In een klein plaatsje in de Gelderse gemeente Oude IJsselstreek bouwt Hencon Metal & Mining enorme machines. Die vinden hun weg naar metaal- en mijnbouwbedrijven over de hele wereld, met elk hun eigen, specifieke vraag. Evenwel tekenen zich in de hogelonenlanden twee trends af: meer efficiency en duurzaamheid. Hencon speelt erop in door te elektrificeren, te digitaliseren en meer te focussen op dienstverlening. Dat geldt ook voor de tweede tak van sport, Hencon Forestry.
– ‘Elk van de plusminus tweehonderd smelterijen wereldwijd heeft een uniek karakter.’
– ‘Wij willen een leverancier van oplossingen voor gespecialiseerd intern transport zijn.’
– ‘Onze voertuigen zijn weliswaar geen corebusiness voor de klant, maar wel cruciaal.’
– ‘Onze uitdaging is om banken en financiers een passende oplossing te bieden.’
– ‘Voorheen was leasen een vies woord, nu staan veel klanten ervoor open.’
Achterhoekse Hencon speelt met servitization in op wereldtrends
De grote zilvergrijze hallen vallen direct op in het landschap met vooral kleinschalige bedrijvigheid en veel groene akkers.
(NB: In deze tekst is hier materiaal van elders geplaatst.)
# shichaoy/cube_slam

Hardware: AMD Instinct MI355X
Metric: frames/sec front-end (ORB extract + LSD+LBD lines + cuboid: Canny+DT+sweep+score+select) @640x480 (higher is better)
Workload: dtype f64

## Files before the change

cube_slam_amd/csrc/orb.hip:

```cpp
#include "common.h"
#include "orb_quadtree.h"

#include <cfloat>
#include <chrono>
#include <cmath>
#include <omp.h>

namespace {

constexpr int MAXL = 16;
constexpr int HALF_PATCH = 15, PATCH = 31, EDGE_T = 19, MINB = EDGE_T - 3;
constexpr int TW = 64, TH = 16;
constexpr int BLUR_ROWS = 64;

struct Lvl {
    int w, h;
    long off;
    int nCols, nRows, wCell, hCell, maxBX, maxBY;
    int cell_off;
    int tab_x, tab_y;
    float scale; int patch;
};
struct Pyr {
    int nlevels, cells_per_frame, ini_th, min_th;
    long frame_stride;
    int umax[HALF_PATCH + 1];
    int gk[7];
    int tile_off[MAXL + 1], blur_off[MAXL + 1];
    Lvl l[MAXL];
};

__constant__ int c_ring[16][2] = {{0, 3}, {1, 3}, {2, 2}, {3, 1}, {3, 0}, {3, -1}, {2, -2}, {1, -3}, {0, -3}, {-1, -3}, {-2, -2}, {-3, -1}, {-3, 0}, {-3, 1}, {-2, 2}, {-1, 3}};
__device__ const int d_pattern[1024] = {
#include "orb_pattern.inc"
};

#ifndef ORB_RS_ROWS
#define ORB_RS_ROWS 8
#endif
constexpr int RS_ROWS = ORB_RS_ROWS;
__global__ void __launch_bounds__(256) orb_resize(Pyr P, int level, uint8_t *__restrict__ pyr, const int *__restrict__ xofs, const short *__restrict__ ialpha, const int *__restrict__ yofs, const short *__restrict__ ibeta) {
    const Lvl &D = P.l[level], &S = P.l[level - 1];
    const int dx = (blockIdx.x * 64 + (threadIdx.x & 63)) * 4, dy0 = (blockIdx.y * 4 + __builtin_amdgcn_readfirstlane(threadIdx.x >> 6)) * RS_ROWS;
    if (dx >= D.w || dy0 >= D.h) return;
    uint8_t *base = pyr + (long)blockIdx.z * P.frame_stride;
    const uint8_t *src = base + S.off;
    const int nrow = min(RS_ROWS, D.h - dy0);
    int sx[4], a0[4], a1[4];
#pragma unroll
    for (int c = 0; c < 4; c++) {
        const int x = min(dx + c, D.w - 1);
        const int aa = reinterpret_cast<const int *>(ialpha)[D.tab_x + x];
        sx[c] = xofs[D.tab_x + x]; a0[c] = (short)(aa & 0xffff); a1[c] = aa >> 16;
    }
    const bool fast = dx + 3 < D.w && sx[3] - sx[0] <= 4 && sx[0] + 7 < S.w;
    if (fast) {
        uint32_t lo0[RS_ROWS], hi0[RS_ROWS], lo1[RS_ROWS], hi1[RS_ROWS]; int b0[RS_ROWS], b1[RS_ROWS];
#pragma unroll
        for (int r = 0; r < RS_ROWS; r++) {
            const int dy = min(dy0 + r, D.h - 1);
            const int sy = yofs[D.tab_y + dy], sy1 = min(sy + 1, S.h - 1);
            const int bb = reinterpret_cast<const int *>(ibeta)[D.tab_y + dy];
            b0[r] = (short)(bb & 0xffff); b1[r] = bb >> 16;
            const uint8_t *row0 = src + (long)sy * S.w + sx[0], *row1 = src + (long)sy1 * S.w + sx[0];
            lo0[r] = load_u32_unaligned(row0); hi0[r] = load_u32_unaligned(row0 + 4);
            lo1[r] = load_u32_unaligned(row1); hi1[r] = load_u32_unaligned(row1 + 4);
        }
        typedef unsigned short rs_v2u16 __attribute__((ext_vector_type(2)));
        uint32_t sel[4]; rs_v2u16 ap[4];
#pragma unroll
        for (int c = 0; c < 4; c++) { sel[c] = 0x0c010c00u + (uint32_t)(sx[c] - sx[0]) * 0x00010001u; ap[c] = __builtin_bit_cast(rs_v2u16, (uint32_t)a0[c] | ((uint32_t)a1[c] << 16)); }
#pragma unroll
        for (int r = 0; r < RS_ROWS; r++) {
            if (r >= nrow) break;
            uint32_t packed = 0;
#pragma unroll
            for (int c = 0; c < 4; c++) {
                const uint32_t r0 = __builtin_amdgcn_udot2(__builtin_bit_cast(rs_v2u16, __builtin_amdgcn_perm(hi0[r], lo0[r], sel[c])), ap[c], 0u, false);
                const uint32_t r1 = __builtin_amdgcn_udot2(__builtin_bit_cast(rs_v2u16, __builtin_amdgcn_perm(hi1[r], lo1[r], sel[c])), ap[c], 0u, false);
                const uint32_t v = ((__umul24((uint32_t)b0[r], r0 >> 4) >> 16) + (__umul24((uint32_t)b1[r], r1 >> 4) >> 16) + 2u) >> 2;
                packed |= (v & 255u) << (8 * c);
            }
            *reinterpret_cast<cs_u32_unaligned *>(base + D.off + (long)(dy0 + r) * D.w + dx) = packed;
        }
        return;
    }
    for (int r = 0; r < nrow; r++) {
        const int dy = dy0 + r, sy = yofs[D.tab_y + dy], sy1 = min(sy + 1, S.h - 1);
        const int b0 = ibeta[(D.tab_y + dy) * 2], b1 = ibeta[(D.tab_y + dy) * 2 + 1];
        const uint8_t *row0 = src + (long)sy * S.w, *row1 = src + (long)sy1 * S.w;
        for (int c = 0; c < 4 && dx + c < D.w; c++) {
            const int sxc = sx[c], sx1 = min(sxc + 1, S.w - 1);
            const int r0 = row0[sxc] * a0[c] + row0[sx1] * a1[c];
            const int r1 = row1[sxc] * a0[c] + row1[sx1] * a1[c];
            base[D.off + (long)dy * D.w + dx + c] = (uint8_t)((((b0 * (r0 >> 4)) >> 16) + ((b1 * (r1 >> 4)) >> 16) + 2) >> 2);
        }
    }
}

__global__ void __launch_bounds__(256) orb_fast_score(Pyr P, const uint8_t *pyr, uint8_t *smap) {
    int lvq = 0;
    while (lvq + 1 < P.nlevels && (int)blockIdx.x >= P.tile_off[lvq + 1]) lvq++;
    const int lv_u = __builtin_amdgcn_readfirstlane(lvq), tile = (int)blockIdx.x - P.tile_off[lv_u];
    const Lvl &L = P.l[lv_u];
    const int tiles_x = (L.w + TW - 1) / TW;
    const int tx0 = (tile % tiles_x) * TW, ty0 = (tile / tiles_x) * TH;
    __shared__ uint32_t g32[TH + 6][(TW + 8) / 4];
    __shared__ unsigned short s_list[TW * TH];
    __shared__ int s_n;
    uint8_t (*g)[TW + 8] = reinterpret_cast<uint8_t (*)[TW + 8]>(g32);
    const int tq = min(P.ini_th, P.min_th);
    const uint8_t *img = pyr + (long)blockIdx.z * P.frame_stride + L.off;
    if (threadIdx.x == 0) s_n = 0;
    for (int i = threadIdx.x; i < (TH + 6) * ((TW + 8) / 4); i += 256) {
        const int ly = i / ((TW + 8) / 4), k4 = i % ((TW + 8) / 4);
        const int X = tx0 + 4 * k4 - 3, Y = ty0 + ly - 3;
        uint32_t v = 0;
        if (Y >= 0 && Y < L.h) {
            const uint8_t *row = img + (long)Y * L.w;
            if (X >= 0 && X + 3 < L.w) v = load_u32_unaligned(row + X);
            else
                for (int c = 0; c < 4; c++) if (X + c >= 0 && X + c < L.w) v |= (uint32_t)row[X + c] << (8 * c);
        }
        g32[ly][k4] = v;
    }
    __syncthreads();
    const int lx = threadIdx.x & 63, wv = __builtin_amdgcn_readfirstlane((int)(threadIdx.x >> 6));
    static_assert(TH == 16, "four rows per wave");
    unsigned long long cm[4];
    const int x = tx0 + lx;
    const unsigned long long lt = (1ull << lx) - 1;
#pragma unroll
    for (int r = 0; r < 4; r++) {
        const int ly = wv + 4 * r, y = ty0 + ly;
        const int v = g[ly + 3][lx + 3];
        const int d0 = v - (int)g[ly + 6][lx + 3], d4 = v - (int)g[ly + 3][lx + 6], d8 = v - (int)g[ly][lx + 3], d12 = v - (int)g[ly + 3][lx];
        const int dark = max(max(min(d0, d4), min(d4, d8)), max(min(d8, d12), min(d12, d0)));
        const int bright = min(min(max(d0, d4), max(d4, d8)), min(max(d8, d12), max(d12, d0)));
        const bool inb = (unsigned)(x - 3) < (unsigned)(L.w - 6) & (unsigned)(y - 3) < (unsigned)(L.h - 6);
        const bool cand = inb & ((dark > tq) | (bright < -tq));
        if (!cand && x < L.w && y < L.h) smap[(long)blockIdx.z * P.frame_stride + L.off + (long)y * L.w + x] = 0;
        cm[r] = __ballot(cand);
    }
    const int c0 = __popcll(cm[0]), c1 = __popcll(cm[1]), c2 = __popcll(cm[2]), c3 = __popcll(cm[3]);
    if (c0 + c1 + c2 + c3) {
        int base = 0;
        if (lx == 0) base = atomicAdd(&s_n, c0 + c1 + c2 + c3);
        base = __builtin_amdgcn_readfirstlane(base);
        const int off[4] = {base, base + c0, base + c0 + c1, base + c0 + c1 + c2};
#pragma unroll
        for (int r = 0; r < 4; r++)
            if ((cm[r] >> lx) & 1ull) s_list[off[r] + __popcll(cm[r] & lt)] = (unsigned short)((wv + 4 * r) << 8 | lx);
    }
    __syncthreads();
    const int n = s_n;
    for (int i = threadIdx.x; i < n; i += 256) {
        const int ly = s_list[i] >> 8, px = s_list[i] & 255;
        const int v = g[ly + 3][px + 3];
        typedef short v2s __attribute__((ext_vector_type(2)));
        auto swp = [](v2s a) -> v2s { return __builtin_shufflevector(a, a, 1, 0); };
        v2s Pk[8];
#pragma unroll
        for (int k = 0; k < 8; k++) {
            const int ra = g[ly + 3 + c_ring[k][1]][px + 3 + c_ring[k][0]], rb = g[ly + 3 + c_ring[k + 8][1]][px + 3 + c_ring[k + 8][0]];
            v2s r; r.x = (short)(v - ra); r.y = (short)(v - rb);
            Pk[k] = r;
        }
        auto at = [&](const v2s (&X)[8], int k) -> v2s { k &= 15; return k < 8 ? X[k] : swp(X[k - 8]); };
        v2s lo2[8], hi2[8], lo4[8], hi4[8];
#pragma unroll
        for (int k = 0; k < 8; k++) { lo2[k] = __builtin_elementwise_min(Pk[k], at(Pk, k + 1)); hi2[k] = __builtin_elementwise_max(Pk[k], at(Pk, k + 1)); }
#pragma unroll
        for (int k = 0; k < 8; k++) { lo4[k] = __builtin_elementwise_min(lo2[k], at(lo2, k + 2)); hi4[k] = __builtin_elementwise_max(hi2[k], at(hi2, k + 2)); }
        v2s sdp = {-1000, -1000}, sbp = {1000, 1000};
#pragma unroll
        for (int k = 0; k < 8; k++) {
            const v2s lo9 = __builtin_elementwise_min(__builtin_elementwise_min(lo4[k], at(lo4, k + 4)), swp(Pk[k]));
            const v2s hi9 = __builtin_elementwise_max(__builtin_elementwise_max(hi4[k], at(hi4, k + 4)), swp(Pk[k]));
// ... 590 lines not shown
                            }
                            dead[id >> 5] |= 1u << (id & 31);
                        }
                        { int jn = 0; for (int q = 0; q < 4; q++) if (c[q] > 0) { if (c[q] > 1) { if (lane == 0) vn[nvn] = ((unsigned long long)c[q] << 32) | (unsigned)(nn + jn); nvn++; } jn++; } }
                        nn += kk; nfront += kk; cur += kk - 1;
                        __threadfence_block();
                        if (cur >= N) break;
                    }
                    if (cur >= N || cur == ps) fin = true;
                    { unsigned long long *t = vk; vk = vn; vn = t; }
                    nvk = nvn;
                }
                int o = 0;
                if (!ovf) {
                    for (int k0 = nfront - 1; k0 >= 0; k0 -= 64) {
                        const int k = k0 - lane;
                        int id = -1; bool al = false;
                        if (k >= 0) { id = front[k]; al = !((dead[id >> 5] >> (id & 31)) & 1u); }
                        const unsigned long long mm = __ballot(al);
                        if (al) nlist[o + __popcll(mm & ((1ull << lane) - 1))] = (short)id;
                        o += __popcll(mm);
                    }
                    for (int i0 = 0; i0 < n_list; i0 += 64) {
                        const int i = i0 + lane;
                        int id = -1; bool al = false;
                        if (i < n_list) { id = list[i]; al = !((dead[id >> 5] >> (id & 31)) & 1u); }
                        const unsigned long long mm = __ballot(al);
                        if (al) nlist[o + __popcll(mm & ((1ull << lane) - 1))] = (short)id;
                        o += __popcll(mm);
                    }
                }
                if (lane == 0) { s_i[1] = o; s_i[2] = ovf ? 1 : 0; }
            }
            __threadfence_block();
            __syncthreads();
            if (s_i[2]) { overflow = true; break; }
            n_list = s_i[1];
            { short *t = list; list = nlist; nlist = t; }
            finish = true;
        }
    }
    if (overflow) { if (tid == 0) { *status = 1; slot_cnt[fl] = 0; } return; }
    for (int i = tid; i < n_list; i += 256) {
        const int4 nd = nodes[list[i]];
        int best = perm[nd.z];
        float mxr = K[best * 3 + 2];
        for (int p = nd.z + 1; p < nd.w; p++) { const int idx = perm[p]; const float rr = K[idx * 3 + 2]; if (rr > mxr) { best = idx; mxr = rr; } }
        out[i] = SelKP{K[best * 3] + L.minX, K[best * 3 + 1] + L.minY, K[best * 3 + 2], lv, f};
    }
    if (tid == 0) slot_cnt[fl] = n_list;
}
__global__ void __launch_bounds__(256) orb_compact_sel(QtParams Q, const SelKP *slots, const int *slot_cnt, const int *sel_base, SelKP *sel) {
    const int lv = blockIdx.x, f = blockIdx.y, fl = f * Q.nlevels + lv;
    const SelKP *src = slots + (long)f * Q.slots_per_frame + Q.l[lv].slot_off;
    const int n = slot_cnt[fl], b = sel_base[fl];
    for (int i = threadIdx.x; i < n; i += 256) sel[b + i] = src[i];
}

static int qt_half_span(int lo, int hi, int cell, int n_cells, int extent) {
    int s = 0;
    for (int j = 0; j < n_cells; j++) {
        const int a = std::max(lo, 3 + j * cell), b = std::min(hi, std::min(3 + (j + 1) * cell, extent - 3));
        if (b > a) s += (b - a + 1) / 2;
    }
    return s;
}
static long qt_first_split_child_bound(const Lvl &L) {
    const int fw = L.maxBX - MINB, fh = L.maxBY - MINB;
    if (L.nCols < 1 || L.nRows < 1) return 0;
    const int nIni = (int)std::round(static_cast<float>(fw) / fh);
    if (nIni < 1 || nIni > 4) return 0;
    const float hX = static_cast<float>(fw) / nIni;
    const int my = (int)std::ceil(static_cast<float>(fh) / 2);
    const long rows = std::max(qt_half_span(0, my, L.hCell, L.nRows, fh), qt_half_span(my, fh, L.hCell, L.nRows, fh));
    long cols = 0;
    for (int b = 0; b < nIni; b++) {
        const int x0 = (int)(hX * static_cast<float>(b)), x1 = (int)(hX * static_cast<float>(b + 1)), mx = x0 + (int)std::ceil(static_cast<float>(x1 - x0) / 2);
        cols = std::max<long>(cols, qt_half_span(std::max(x0 - 1, 0), mx, L.wCell, L.nCols, fw));
        cols = std::max<long>(cols, qt_half_span(mx, b == nIni - 1 ? fw : x1 + 1, L.wCell, L.nCols, fw));
    }
    return cols * rows;
}

}

struct cs_orb {
    int nfeatures = 0, nlevels = 0, W = 0, H = 0, max_frames = 0, n_frames = 0;
    float scaleFactor = 0;
    std::vector<float> mvScaleFactor, mvInvScaleFactor, mvLevelSigma2, mvInvLevelSigma2;
    std::vector<int> mnFeaturesPerLevel;
    Pyr P{};
    int max_tiles = 0, max_blur_blocks = 0;
    long cand_cap = 0, cand_alloc = 0;
    uint8_t *d_pyr = nullptr, *d_smap = nullptr, *d_blur = nullptr;
    unsigned long long *d_cell_mask = nullptr;
    int *d_xofs = nullptr, *d_yofs = nullptr, *d_cell_count = nullptr, *d_cell_base = nullptr, *d_level_total = nullptr, *d_level_base = nullptr;
    short *d_ialpha = nullptr, *d_ibeta = nullptr;
    float *d_cand = nullptr, *d_angle = nullptr;
    SelKP *d_sel = nullptr;
    QtParams Q{}; bool gpu_quadtree = false; size_t qt_lds = 0;
    int *d_qperm = nullptr, *d_qtmp = nullptr, *d_slot_cnt = nullptr, *d_sel_base = nullptr, *d_qstatus = nullptr; int4 *d_qnodes = nullptr; SelKP *d_slots = nullptr;
    std::vector<int> sel_base;
    bool cand_valid = false;
    cs_keypoint *d_kps = nullptr;
    unsigned long long *d_desc = nullptr;
    long sel_cap = 0;
    std::vector<int> level_base;
    std::vector<cs_orb_host::Cand> cand;
    std::vector<SelKP> sel;
    std::vector<int> frame_first;
};
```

En als ceo Fred Harbers en cfo Rik van Dijken de journalist meetronen naar een van die ruimtes, blijken ze niet voor niets zo groot: ze herbergen vier enorme, elektrisch aangedreven voertuigen, bijna klaar voor transport naar de VS. Daar gaan deze AGV’s (Automated Guided Vehicles) bij een smelterij van gerecycled aluminium zorgen voor de aanvoer van het scrap-materiaal.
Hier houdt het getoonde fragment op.